Thank you for your detailed answer and comments that have clarified some of my concern. I’d still like to ask for a major revision because I feel that some key characteristics of the experiments are not discussed detailed enough.
1. Surface coverage.
It is of paramount importance to state surface coverages during the experiments early in the manuscript.
* The reader needs to be assured that the experiments probed the SO2-ice interaction and were not done in the multilayer regime of the adsorption isotherms where SO2-SO2 interaction would have been probed.
* High surface coverage can lead to an overload of chromatographic column which results in tailing. By addressing surface coverage in the columns during the experiments early in the manuscript, this artifact needs to be ruled out.
* Surface coverage is also a key parameter to compare different experiments and characterize the experiments. If one wants to compare the findings of this study to other flow tube studies of uptake of acidic gases to ice (such as Crowley’s work on HCl) one need to make sure that similar settings prevailed, most important similar surface coverages.
I hope that the surface coverage can be estimated without using the adsorption isotherms to parameterize the results. It would be most useful to derive the coverage as directly form the chromatographs as possible also giving the opportunity to compare this estimate to the results of the Langmuir-Henry parameterization. As the amount and concentration of injected sample is known, estimates of surface coverage could maybe be gained based on the resolving power of the column to estimate the surface area of ice at which the interaction equilibrium is established as the peak moves through the column OR based on the partition coefficient as given in Eq. 1: k’ = tn/t0 = Conc(stationary phase)/Conc(mobil phase) *vol(stationary phase)/vol(mobile phase).

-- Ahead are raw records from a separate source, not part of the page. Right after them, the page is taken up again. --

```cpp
template <typename TIO, typename TC, int G, int MODEL>
static hipError_t launch_coop(const sc_cbfqp_params& p, long long B, int K, const void* X, const void* u_ref,
                              const void* obs, const int* n_obs, void* u_out, int* status, void* h_out,
                              hipStream_t stream) {
    if constexpr (G == 8 && MODEL == SC_MODEL_DYNAMIC_UNICYCLE2D && sizeof(TC) == 8 && SC_COOP_WAVES == 1) {
        if (K == 8 && n_obs == nullptr && p.obs_shared == 0 && B >= 1 && B <= sc_coop_max_agents() &&
            B * 8 * 7 * (long long)sizeof(TIO) <= 0x7fffffffLL && B * 8 <= 0xffffffLL && !sc_cbfqp_generic())
            return launch_coop8_du<TIO>(p, B, X, u_ref, obs, u_out, status, h_out, stream);
    }
    constexpr int APW = 64 / G;
    const unsigned nblk = coop_grid((unsigned)((B + APW * SC_COOP_WAVES - 1) / (APW * SC_COOP_WAVES)));
    const CbfConsts<TC> k = make_consts<TC>(p);
    hipLaunchKernelGGL((cbfqp_coop_kernel<TIO, TC, G, MODEL>), dim3(nblk), dim3(64 * SC_COOP_WAVES), 0, stream,
                       (const TIO*)obs, (const TIO*)X, (const TIO*)u_ref, n_obs, B, K, (int)p.obs_shared,
                       (TIO*)u_out, status, (TIO*)h_out, k);
    return hipGetLastError();
}

template <typename TIO, typename TC, int KMAX, int MODEL>
__global__ __launch_bounds__(64) void cbfqp_kernel(const TIO* __restrict__ obs, const TIO* __restrict__ X,
                                                   const TIO* __restrict__ u_ref, const int* __restrict__ n_obs,
                                                   const long long B, const int K, const int obs_shared,
                                                   TIO* __restrict__ u_out, int* __restrict__ status_out,
                                                   TIO* __restrict__ h_out, const CbfConsts<TC> k) {
    extern __shared__ __attribute__((aligned(16))) unsigned char smem[];
    TIO* lobs = reinterpret_cast<TIO*>(smem);

    const int lane = threadIdx.x;
    const long long first = (long long)blockIdx.x * 64;
    const long long agent = first + lane;
    const int nag = (int)((B - first) < 64 ? (B - first) : 64);
    const bool active = lane < nag;
    const int row_elems = K * 7;

    if (obs_shared) {
        for (int e = lane; e < row_elems; e += 64) lobs[e] = obs[e];
    } else {
        const TIO* src = obs + (size_t)first * row_elems;
        const unsigned bytes = (unsigned)nag * row_elems * sizeof(TIO);
        if ((bytes & 15u) == 0 && ((reinterpret_cast<uintptr_t>(src) & 15u) == 0)) {
            wave_dma16(reinterpret_cast<const unsigned char*>(src), smem, bytes, lane);
        } else {
            const int total = nag * row_elems;
            for (int e = lane; e < total; e += 64) lobs[e] = src[e];
        }
    }

    using V2 = typename vec2<TIO>::type;
    const long long ag_i = active ? agent : 0;
    const V2 ur = reinterpret_cast<const V2*>(u_ref)[ag_i];
    const StateRow<TIO, MODEL> xs = load_state<TIO, MODEL>(X, ag_i);
    int nk = K;
    if (n_obs) nk = n_obs[ag_i];
    nk = !active ? K : (nk < 0 ? 0 : (nk > K ? K : nk));
    const TC ur0 = active ? TC(ur.x) : TC(0), ur1 = active ? TC(ur.y) : TC(0);
    const Agent<TC> ag = to_agent<TIO, TC, MODEL>(xs);

    asm volatile("s_waitcnt vmcnt(0)" ::: "memory");
    __syncthreads();

    const size_t stage_bytes = ((obs_shared ? (size_t)row_elems : (size_t)64 * row_elems) * sizeof(TIO) + 15) & ~(size_t)15;
    TC* rows = reinterpret_cast<TC*>(smem + stage_bytes);
    TIO* hl = reinterpret_cast<TIO*>(rows + (size_t)K * 3 * 64);
    const TIO* mine = lobs + (obs_shared ? 0 : lane * row_elems);
    int period = 32;
    while (((K * (32 / period)) & 31) != 0 && period > 1) period >>= 1;
    const int rot = obs_shared ? 0 : (lane / period) % K;
    bool bad_obs = false;
    TC poison = TC(0);
#pragma nounroll
// ... 152 lines not shown
```

safe_control_amd/csrc/sc_group.hpp:

```cpp
#pragma once
#include <hip/hip_runtime.h>

#include <utility>

#include "sc_qp2.hpp"

namespace sc {

template <int CTRL>
__device__ __forceinline__ float dpp_mov(float v) {
    return __int_as_float(__builtin_amdgcn_update_dpp(0, __float_as_int(v), CTRL, 0xf, 0xf, true));
}
template <int CTRL>
__device__ __forceinline__ double dpp_mov(double v) {
    const int lo = __builtin_amdgcn_update_dpp(0, __double2loint(v), CTRL, 0xf, 0xf, true);
    const int hi = __builtin_amdgcn_update_dpp(0, __double2hiint(v), CTRL, 0xf, 0xf, true);
    return __hiloint2double(hi, lo);
}
template <typename T, int G, int I>
__device__ __forceinline__ T group_bcast(T v, int sub) {
    if constexpr (G == 8) {
        const T q = dpp_mov<(I & 3) * 0x55>(v);
        const T m = dpp_mov<0x141>(q);
        return ((sub >> 2) == (I >> 2)) ? q : m;
// ... 93 lines not shown
__device__ __forceinline__ double keep_or_nan(bool keep, double v) {
    return __hiloint2double(keep ? __double2hiint(v) : 0x7ff80000, __double2loint(v));
}
template <typename T>
__device__ __forceinline__ T min8_raw(T v) {
    v = min_raw(v, dpp_mov<0xB1>(v)); v = min_raw(v, dpp_mov<0x4E>(v)); v = min_raw(v, dpp_mov<0x141>(v));
    return v;
}
template <typename T>
__device__ __forceinline__ T min16_raw(T v) { v = min8_raw(v); return min_raw(v, dpp_mov<0x140>(v)); }
template <int CTRL>
__device__ __forceinline__ int or_dpp(int v) { return v | __builtin_amdgcn_update_dpp(0, v, CTRL, 0xf, 0xf, true); }
template <int G>
__device__ __forceinline__ int group_or_bits(int v) {
    v = or_dpp<0xB1>(v); v = or_dpp<0x4E>(v); v = or_dpp<0x141>(v);
    if constexpr (G == 16) v = or_dpp<0x140>(v);
    return v;
}
template <int G>
__device__ __forceinline__ float group_pick(bool mine, float v) { return __int_as_float(group_or_bits<G>(mine ? __float_as_int(v) : 0)); }
template <int G>
__device__ __forceinline__ double group_pick(bool mine, double v) {
    const int lo = group_or_bits<G>(mine ? __double2loint(v) : 0), hi = group_or_bits<G>(mine ? __double2hiint(v) : 0);
    return __hiloint2double(hi, lo);
}

template <typename T>
__device__ __forceinline__ void clip_row_coop(LineQP<T>& L, bool& dead, T g0, T g1, T gc) {
    const T a = g0 * L.d0 + g1 * L.d1;
    const T r = g0 * L.p0 + (g1 * L.p1 + gc);
    const bool pos = a > num<T>::eps_par();
    const bool neg = !(a >= -num<T>::eps_par());
    const bool par_viol = r < -num<T>::tol_feas() * max_abs_one_raw(gc);
    const T q = r * rcp_(fabs_(a));
    dead |= !pos && !neg && par_viol;
    L.lo = max_neg_raw(L.lo, keep_or_nan(pos, q));
    L.hi = min_raw(L.hi, keep_or_nan(neg, q));
}

template <int G>
__device__ __forceinline__ bool group_first(unsigned long long m, int lane, int sub, bool& has) {
    const unsigned bits = (unsigned)(m >> (lane & ~(G - 1))) & ((1u << G) - 1u);
    has = bits != 0u;
    return sub == __builtin_ctz(bits | (1u << G));
}

template <typename TC, int... Xs>
__device__ __forceinline__ void clip_partners8(LineQP<TC>& L, bool& dead, TC a0, TC a1, TC cc, std::integer_sequence<int, Xs...>) {
    const TC m0 = dpp_mov<0x141>(a0), m1 = dpp_mov<0x141>(a1), mc = dpp_mov<0x141>(cc);
    (clip_row_coop(L, dead, group_xor8<TC, Xs + 1>(a0, m0), group_xor8<TC, Xs + 1>(a1, m1), group_xor8<TC, Xs + 1>(cc, mc)), ...);
}
template <typename TC, int G>
__device__ __forceinline__ void coop_pick_winner(QpState<TC>& S, const LineQP<TC>& L, bool ok, int sub, int lane) {
    const TC inf = num<TC>::inf();
    TC t = fmin_(fmax_(TC(0), L.lo), L.hi);
    const bool inverted = L.lo > L.hi;
    t = inverted ? TC(0.5) * (L.lo + L.hi) : t;
    const bool empty = L.lo > L.hi + num<TC>::tol_feas() * fmax_(TC(1), fmax_(fabs_(L.lo), fabs_(L.hi)));
    const TC v0 = L.p0 + t * L.d0, v1 = L.p1 + t * L.d1;
    const TC e0 = v0 - S.ur0, e1 = v1 - S.ur1;
    TC cost = e0 * e0 + e1 * e1;
    cost = (ok && !empty && (cost == cost)) ? cost : inf;
    TC best;
    if constexpr (G == 8) best = min8_raw(cost); else best = min16_raw(cost);
    bool has;
    const bool mine = group_first<G>(__builtin_amdgcn_ballot_w64((cost == best) && (best < inf)), lane, sub, has);
    const TC s0 = group_pick<G>(mine, v0), s1 = group_pick<G>(mine, v1);
    S.u0 = has ? s0 : S.u0;
    S.u1 = has ? s1 : S.u1;
}
template <typename TC>
__device__ __forceinline__ void coop_solve_all8(QpState<TC>& S, int K, int sub, int lane, TC a0, TC a1, TC cc,
                                                const CbfConsts<TC>& k) {
    const bool testable = (sub < K) && !((a0 == TC(0)) && (a1 == TC(0)));
    LineQP<TC> L;
    const bool viol = qp_row_violated(S, a0, a1, cc, L, k) && testable;
    if (__builtin_amdgcn_ballot_w64(viol) == 0ull) return;
    clip_box(L, k);
    bool dead = false;
    clip_partners8(L, dead, a0, a1, cc, std::make_integer_sequence<int, 7>{});
    coop_pick_winner<TC, 8>(S, L, viol && !dead, sub, lane);
}

template <typename T>
struct BoxTol { T lo0, hi0, lo1, hi1; };
template <typename T>
__host__ __device__ inline BoxTol<T> box_tol(const CbfConsts<T>& k) {
    const T tol = sizeof(T) == 8 ? T(1e-9) : T(1e-5f);
    BoxTol<T> b;
    b.lo0 = k.lo0 - tol; b.hi0 = k.hi0 + tol; b.lo1 = k.lo1 - tol; b.hi1 = k.hi1 + tol;
    return b;
}
template <typename T>
__device__ __forceinline__ void clip_box_tol(LineQP<T>& L, const CbfConsts<T>& k, const BoxTol<T>& bt) {
    const T inf = num<T>::inf();
    {
        const T r = rcp_(L.d0);
        const T t1 = (k.lo0 - L.p0) * r, t2 = (k.hi0 - L.p0) * r;
        const bool flat = L.d0 == T(0);
        const bool inside = (L.p0 >= bt.lo0) && (L.p0 <= bt.hi0);
        const T lo = flat ? (inside ? -inf : inf) : fmin_(t1, t2);
        const T hi = flat ? inf : fmax_(t1, t2);
        L.lo = lo; L.hi = hi;
    }
    {
        const T r = rcp_(L.d1);
        const T t1 = (k.lo1 - L.p1) * r, t2 = (k.hi1 - L.p1) * r;
        const bool flat = L.d1 == T(0);
        const bool inside = (L.p1 >= bt.lo1) && (L.p1 <= bt.hi1);
        const T lo = flat ? (inside ? -inf : inf) : fmin_(t1, t2);
        const T hi = flat ? inf : fmax_(t1, t2);
        L.lo = fmax_(L.lo, lo); L.hi = fmin_(L.hi, hi);
    }
}

__device__ __forceinline__ double max_raw_s(double a, double b) { double r; asm("v_max_f64 %0, %1, %2" : "=v"(r) : "v"(a), "s"(b)); return r; }
__device__ __forceinline__ double min_raw_s(double a, double b) { double r; asm("v_min_f64 %0, %1, %2" : "=v"(r) : "v"(a), "s"(b)); return r; }
__device__ __forceinline__ double max_zero_raw(double a) { double r; asm("v_max_f64 %0, %1, 0" : "=v"(r) : "v"(a)); return r; }
__device__ __forceinline__ double max_one_raw(double a) { double r; asm("v_max_f64 %0, %1, 1.0" : "=v"(r) : "v"(a)); return r; }
__device__ __forceinline__ double max_abs_abs_raw(double a, double b) { double r; asm("v_max_f64 %0, |%1|, |%2|" : "=v"(r) : "v"(a), "v"(b)); return r; }

__device__ __forceinline__ void qp_begin_raw(QpState<double>& S, double ur0, double ur1, const CbfConsts<double>& k) {
    S.ur0 = ur0; S.ur1 = ur1;
    S.u0 = min_raw_s(max_raw_s(ur0, k.lo0), k.hi0);
    S.u1 = min_raw_s(max_raw_s(ur1, k.lo1), k.hi1);
}
__device__ __forceinline__ void qp_finish_box_raw(QpState<double>& S, const CbfConsts<double>& k) {
    S.u0 = min_raw_s(max_raw_s(S.u0, k.lo0), k.hi0);
    S.u1 = min_raw_s(max_raw_s(S.u1, k.lo1), k.hi1);
}
template <typename T>
struct SolveLit { T tol_feas, eps_par, inf; };

__device__ __forceinline__ double qp_row_margin_raw(double a0, double a1, double ci, double u0, double u1, double& poison,
                                                    const SolveLit<double>& lit) {
    const double s = a0 * u0 + (a1 * u1 + ci);
    const double m = s + lit.tol_feas * max_abs_one_raw(ci);
    poison += 0.0 * s;
    return fmin_(lit.inf, m);
}
__device__ __forceinline__ int qp_status_lit(const QpState<double>& S, double worst, double poison, const CbfConsts<double>& k,
                                             const SolveLit<double>& lit) {
    const bool finite = (poison == poison) && (fabs_(S.ur0 + S.ur1) < lit.inf);
    const bool box_ok = (k.lo0 <= k.hi0) && (k.lo1 <= k.hi1);
    return (!(worst >= 0.0) || !finite || !box_ok) ? SC_STATUS_INFEASIBLE : SC_STATUS_OPTIMAL;
}

template <typename T>
__device__ __forceinline__ void clip_box_tol_lazy(LineQP<T>& L, const CbfConsts<T>& k, const BoxTol<T>& bt) {
    const T r0 = rcp_(L.d0), r1 = rcp_(L.d1);
    const T t1 = (k.lo0 - L.p0) * r0, t2 = (k.hi0 - L.p0) * r0;
    const T t3 = (k.lo1 - L.p1) * r1, t4 = (k.hi1 - L.p1) * r1;
    const bool flat = (L.d0 == T(0)) || (L.d1 == T(0));
    L.lo = fmax_(fmin_(t1, t2), fmin_(t3, t4));
    L.hi = fmin_(fmax_(t1, t2), fmax_(t3, t4));
    if (__builtin_amdgcn_ballot_w64(flat) != 0ull) clip_box_tol(L, k, bt);
}

__device__ __forceinline__ double min_abs_abs_raw(double a, double b) { double r; asm("v_min_f64 %0, |%1|, |%2|" : "=v"(r) : "v"(a), "v"(b)); return r; }
__device__ __forceinline__ double min_abs_raw(double a, double b) { double r; asm("v_min_f64 %0, %1, |%2|" : "=v"(r) : "v"(a), "v"(b)); return r; }
__device__ __forceinline__ double clip_row_coop_lazy(LineQP<double>& L, double eps, double g0, double g1, double gc) {
    const double a = g0 * L.d0 + g1 * L.d1;
    const double r = g0 * L.p0 + (g1 * L.p1 + gc);
    const bool pos = a > eps;
    const bool neg = !(a >= -eps);
    const double q = r * rcp_(fabs_(a));
    L.lo = max_neg_raw(L.lo, keep_or_nan(pos, q));
    L.hi = min_raw(L.hi, keep_or_nan(neg, q));
    return a;
}
template <int X>
__device__ __forceinline__ double clip_partner8_lazy(LineQP<double>& L, double eps, double a0, double a1, double cc, double m0, double m1,
                                                     double mc) {
    return clip_row_coop_lazy(L, eps, group_xor8<double, X>(a0, m0), group_xor8<double, X>(a1, m1), group_xor8<double, X>(cc, mc));
}
__device__ __forceinline__ double clip_partners8_lazy(LineQP<double>& L, double eps, double a0, double a1, double cc) {
    const double m0 = dpp_mov<0x141>(a0), m1 = dpp_mov<0x141>(a1), mc = dpp_mov<0x141>(cc);
    const double x1 = clip_partner8_lazy<1>(L, eps, a0, a1, cc, m0, m1, mc);
    const double x2 = clip_partner8_lazy<2>(L, eps, a0, a1, cc, m0, m1, mc);
    double amin = min_abs_abs_raw(x1, x2);
    amin = min_abs_raw(amin, clip_partner8_lazy<3>(L, eps, a0, a1, cc, m0, m1, mc));
    amin = min_abs_raw(amin, clip_partner8_lazy<4>(L, eps, a0, a1, cc, m0, m1, mc));
    amin = min_abs_raw(amin, clip_partner8_lazy<5>(L, eps, a0, a1, cc, m0, m1, mc));
    amin = min_abs_raw(amin, clip_partner8_lazy<6>(L, eps, a0, a1, cc, m0, m1, mc));
    amin = min_abs_raw(amin, clip_partner8_lazy<7>(L, eps, a0, a1, cc, m0, m1, mc));
    return amin;
}
template <typename T>
__device__ __forceinline__ bool row_dead_coop(const LineQP<T>& L, T g0, T g1, T gc) {
    const T a = g0 * L.d0 + g1 * L.d1;
    const T r = g0 * L.p0 + (g1 * L.p1 + gc);
    const bool pos = a > num<T>::eps_par();
    const bool neg = !(a >= -num<T>::eps_par());
    const bool par_viol = r < -num<T>::tol_feas() * max_abs_one_raw(gc);
    return !pos && !neg && par_viol;
}
template <typename TC>
__device__ __forceinline__ bool partners8_dead(const LineQP<TC>& L, TC a0, TC a1, TC cc) {
    bool dead = false;
#pragma nounroll
    for (int x = 1; x < 8; ++x) dead |= row_dead_coop(L, __shfl_xor(a0, x, 8), __shfl_xor(a1, x, 8), __shfl_xor(cc, x, 8));
    return dead;
}

__device__ __forceinline__ void coop_pick_winner8_raw(QpState<double>& S, const LineQP<double>& L, bool ok, int sub, int lane,
                                                      const SolveLit<double>& lit) {
    using TC = double;
    const TC inf = num<TC>::inf();
    TC t = min_raw(max_zero_raw(L.lo), L.hi);
    const bool inverted = L.lo > L.hi;
    t = inverted ? TC(0.5) * (L.lo + L.hi) : t;
    const bool empty = L.lo > L.hi + lit.tol_feas * max_one_raw(max_abs_abs_raw(L.lo, L.hi));
    const TC v0 = L.p0 + t * L.d0, v1 = L.p1 + t * L.d1;
    const TC e0 = v0 - S.ur0, e1 = v1 - S.ur1;
    TC cost = e0 * e0 + e1 * e1;
    cost = (ok && !empty && (cost == cost)) ? cost : inf;
    const TC best = min8_raw(cost);
    bool has;
    const bool mine = group_first<8>(__builtin_amdgcn_ballot_w64((cost == best) && (best < lit.inf)), lane, sub, has);
    const TC s0 = group_pick<8>(mine, v0), s1 = group_pick<8>(mine, v1);
    S.u0 = has ? s0 : S.u0;
    S.u1 = has ? s1 : S.u1;
}
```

Your answer to my previous comment makes me confident that neither of these artifacts are an issue, but I’d like you to confirm and describe this in more details based on the raw data (or as close to the raw data as possible). Taken together this should address both the tailing — to rule out column overload — and the shift of the chromatographic peaks with time - to ensure that the weaker interaction (shorter retention time) is not caused by SO2 condensation or multilayer adsorption but by SO2-ice interaction.
2. Temperature trend.
An „anomalous“ temperature trend of SO2 sorption to ice has been described in earlier studies: While most trace gases show increased sorption with decreasing temperature, SO2 uptake increased with increasing temperature. Such behavior seems to be typical for acidic trace gases and has been explained by a combination of the temperature trend of adsorption and that of the acid-base dissociation (S. Zimmermann, M. Kippenberger, G. Schuster and J. N. Crowley, Phys. Chem. Chem. Phys., 2016, 18, 13799–13810). However, we are far from solving this puzzle and adding to this would make this manuscript indeed highly interesting for ACP community. I therefore ask to go into details. Could you show a Figure similar to Figure 2 of chromatograms at constant surface coverage but decreasing temperature? Or, you could base the discussion on Figure 3: At 0.05 Pa SO2 k increases from 210-220 = 220-230 K < 200-210K < 260-270 K < 230-240 = 240-250 = 250-26K. I’m a little concerned about the scatter, that you openly address throughout the manuscript. Restricting this discussion to a subset might be a good idea, or a detailed discussion of surface coverage would probably need to be considered. Any uptake model needs to be able to explain this particular temperature trend. It might help the reader to state and discuss the temperature trend in detail early in the manuscript. (On page 7 line 9, you state that a subset of experiments shows a T dep of k’. This statement is put in the context of discussing the Temkin isotherm. As k’ is an observable, I’d suggest to put this discussion upfront and establish your observed T trend first).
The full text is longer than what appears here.